CYNs are relatively stable and resistant to chemical hydrolysis or oxidation. Their persistence and detoxification in the aquatic environment are important problems for public health. CYN is a highly biologically active alkaloid, interfering with several metabolic pathways. It inhibits protein synthesis, has hepatotoxic, general cytotoxic, genotoxic, and neurotoxic effects and is considered a potential carcinogen [6]. In mammals, cylindrospermopsin intoxication involves damage to multiple organ systems (liver, kidney, thymus, and heart). In humans CYN poisoning may correlate with a higher incidence of intestinal tract cancers [7]. Additionally, this toxin may be transferred to humans following its accumulation in aquatic organisms eaten as food [8].
A large fraction of CYN (68%–98%) occurs extracellularly [5,9], which may have important implications if concentrations in waters are in a health-relevant range (>1 µg·L−1 for drinking water [10]). The ambient concentration of cyanotoxins is a function of several different factors such as adsorption to particles, thermal decomposition aided by pH, accumulation into aquatic plants and animals, photolysis, and biodegradation by natural aquatic organisms [11]. The fate of CYN, similarly to other cyanotoxins may depend on biodegradation in water, as well as in sediment [12], and it could be the main pathway for toxin elimination. Furthermore, there is no or only little CYN sorption in sandy and silty sediments [13]. However, to date little has been published with respect to the biodegradation of CYN. Chiswell [9] and Senogles et al. [14] suggested that biodegradation was an important process in the removal of CYN from water bodies once the toxin was released from cyanobacterial cells. Smith et al. [15] showed that biodegradation of CYN occurred in many different environments that were contaminated with toxic C. raciborskii cells and lag periods were initially observed prior to the commencement of CYN biodegradation. In contrast, a work of Wormer et al. [16] showed no degradation of CYN by bacteria during a 40-day study. However, little is known about specific strains that may be involved in CYN utilization [17]. Additionally, some strains of probiotic bacteria have been proved to be efficient in the removal of several different cyanobacterial toxins, including CYN [18].
The objectives of this study were: (1) to select and identify CYN biodegraders among bacterial strains occurring in the lakes with potential CYN producers; (2) to examine the influence of pH and temperature on biodegradation of CYN by identified bacterial strain with CYN degradation capability; and (3) to investigate the influence of CYN on the growth of the CYN biodegrader.

2. Results

2.1. Activity of Isolated Strains towards CYN and Identification of CYN Biodegraders

The limnological characteristics of the investigated lakes (provided in Table S1) indicated that these reservoirs were highly eutrophic.

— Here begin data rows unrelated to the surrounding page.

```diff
diff --git a/sqlite-muninn_amd/csrc/mn_kernels.hip b/sqlite-muninn_amd/csrc/mn_kernels.hip
--- a/sqlite-muninn_amd/csrc/mn_kernels.hip
+++ b/sqlite-muninn_amd/csrc/mn_kernels.hip
@@ -45,22 +45,31 @@
     for (int m = 32; m >= 1; m >>= 1)
         mx = fmaxf(mx, __shfl_xor(mx, m));
     bad = __ballot(bad) != 0;
-    int e = 0;
-    if (!bad && mx > 0.0f) {
-        e = ilogbf(mx) - 14;
-        e = e < -140 ? -140 : (e > 127 ? 127 : e);
-    }
-    const float s = ldexpf(1.0f, e);
+    float s = __fdiv_rn(mx, (float)MN_LO_CMAX);
+    bad |= !(s >= 1.17549435e-38f && s <= 3.4028235e38f);
+    if (bad)
+        s = 0.0f;
     double r2 = 0.0, x2 = 0.0;
-    mn_lo_t *lo = lo_out + (size_t)slot * ix.ld;
-    for (int i = lane; i < ix.ld; i += 64) {
-        const float v = lds[i];
-        const _Float16 h = bad ? (_Float16)0.0f : (_Float16)ldexpf(v, -e);
-        const unsigned short hb = __builtin_bit_cast(unsigned short, h);
-        lo[i] = hb;
-        const double dv = (double)v - (double)lo_deq(hb, s);
-        r2 += dv * dv;
-        x2 += (double)v * (double)v;
+    mn_lo_t *lo = lo_out + (size_t)slot * mn_lo_row_words(ix.ld);
+    const int words = (int)mn_lo_row_words(ix.ld);
+    for (int w = lane; w < words; w += 64) {
+        int c[3];
+#pragma unroll
+        for (int f = 0; f < 3; f++) {
+            const int i = 3 * w + f;
+            c[f] = 0;
+            if (i < ix.ld) {
+                const float v = lds[i];
+                if (!bad) {
+                    const float t = rintf(__fdiv_rn(v, s));
+                    c[f] = (int)fminf(fmaxf(t, -(float)MN_LO_CMAX), (float)MN_LO_CMAX);
+                }
+                const double dv = (double)v - (double)lo_deq(c[f], s);
+                r2 += dv * dv;
+                x2 += (double)v * (double)v;
+            }
+        }
+        lo[w] = mn_lo_pack(c[0], c[1], c[2]);
     }
     r2 = wave_sum_f64(r2);
     x2 = wave_sum_f64(x2);
@@ -190,7 +199,8 @@
     uint2 *res_l = cand_l + MN_CAND_LDS;
     int *scratch = reinterpret_cast<int *>(res_l + MN_RES_LDS);
     float *q = reinterpret_cast<float *>(scratch + 64);
-    float *tile = q + ix.ld;
+    const int qf = mn_lo_q_floats(ix.ld);
+    float *tile = q + qf;
 
     int qslot = -1;
     const float *qsrc;
@@ -200,7 +210,7 @@
     } else {
         qsrc = a.queries + (size_t)qi * ix.dim;
     }
-    for (int i = lane; i < ix.ld; i += 64)
+    for (int i = lane; i < qf; i += 64)
         q[i] = i < ix.dim ? qsrc[i] : 0.0f;
     __builtin_amdgcn_s_waitcnt(0);
     __builtin_amdgcn_wave_barrier();
@@ -374,7 +384,7 @@
 }
 
 size_t mn_search_lds_bytes(int ld, bool tile) {
-    size_t b = (size_t)(MN_CAND_LDS + MN_RES_LDS) * sizeof(uint2) + 64 * sizeof(int) + (size_t)ld * sizeof(float);
+    size_t b = (size_t)(MN_CAND_LDS + MN_RES_LDS) * sizeof(uint2) + 64 * sizeof(int) + (size_t)mn_lo_q_floats(ld) * sizeof(float);
     if (tile)
         b += MN_TILE_FLOATS * sizeof(float);
     if (const char *pad = getenv("MN_LDS_PAD_BYTES"))
```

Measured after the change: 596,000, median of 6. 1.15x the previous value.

Previous studies showed abundant occurrence of cyanobacteria in these lakes including Cylindrospermopsis raciborskii, Aphanizomenon flos-aquae, Aphanizomenon gracile, and Chrysosporum bergii, all considered as potential producers of CYN [19,20]. The present study confirmed the occurrence of these species with A. gracile being the most abundant. Recently CYN was detected in Lake Kierskie [21]. CYN occurrence in Lake Rusałka has not been analyzed to date but, due to a similar phytoplankton community, its production by dominant cyanobacterial strains is possible. Altogether, 16 bacterial strains were isolated and tested for CYN biodegradation. Among these strains, only one R6 strain collected from Lake Rusałka exhibited the ability to degrade CYN. During a six-day incubation of the toxin with the R6 strain bacterial cells, about 25% reduction of CYN concentration was observed in comparison with the control (3.00 ± 0.11, 2.77 ± 0.08, 2.49 ± 0.13, 2.24 ± 0.02 µg·L−1 of CYN at 0, 1, 3, and 6 days of incubation with the R6 cells, respectively).
MegaBLAST analysis of partial 16S rDNA sequence (Table S2) revealed that strain R6 is a member of the genus Aeromonas. Since variability of 16S region is usually insufficient to delimit the species within this genus [22], we analyzed the gene encoding the RNA polymerase sigma factor (rpoD) instead. To put our strain in phylogenetic context, we used BLAST to retrieve the 100 most similar sequences from the genbank and compared the rpoD gene to them. The resulting alignment was used to make a maximum likelihood tree. An analysis of the tree suggest that R6 may be a strain of Aeromonas popoffii but only a point mutation distinguishes the studied sequence from A. bestiarum (Figure 1).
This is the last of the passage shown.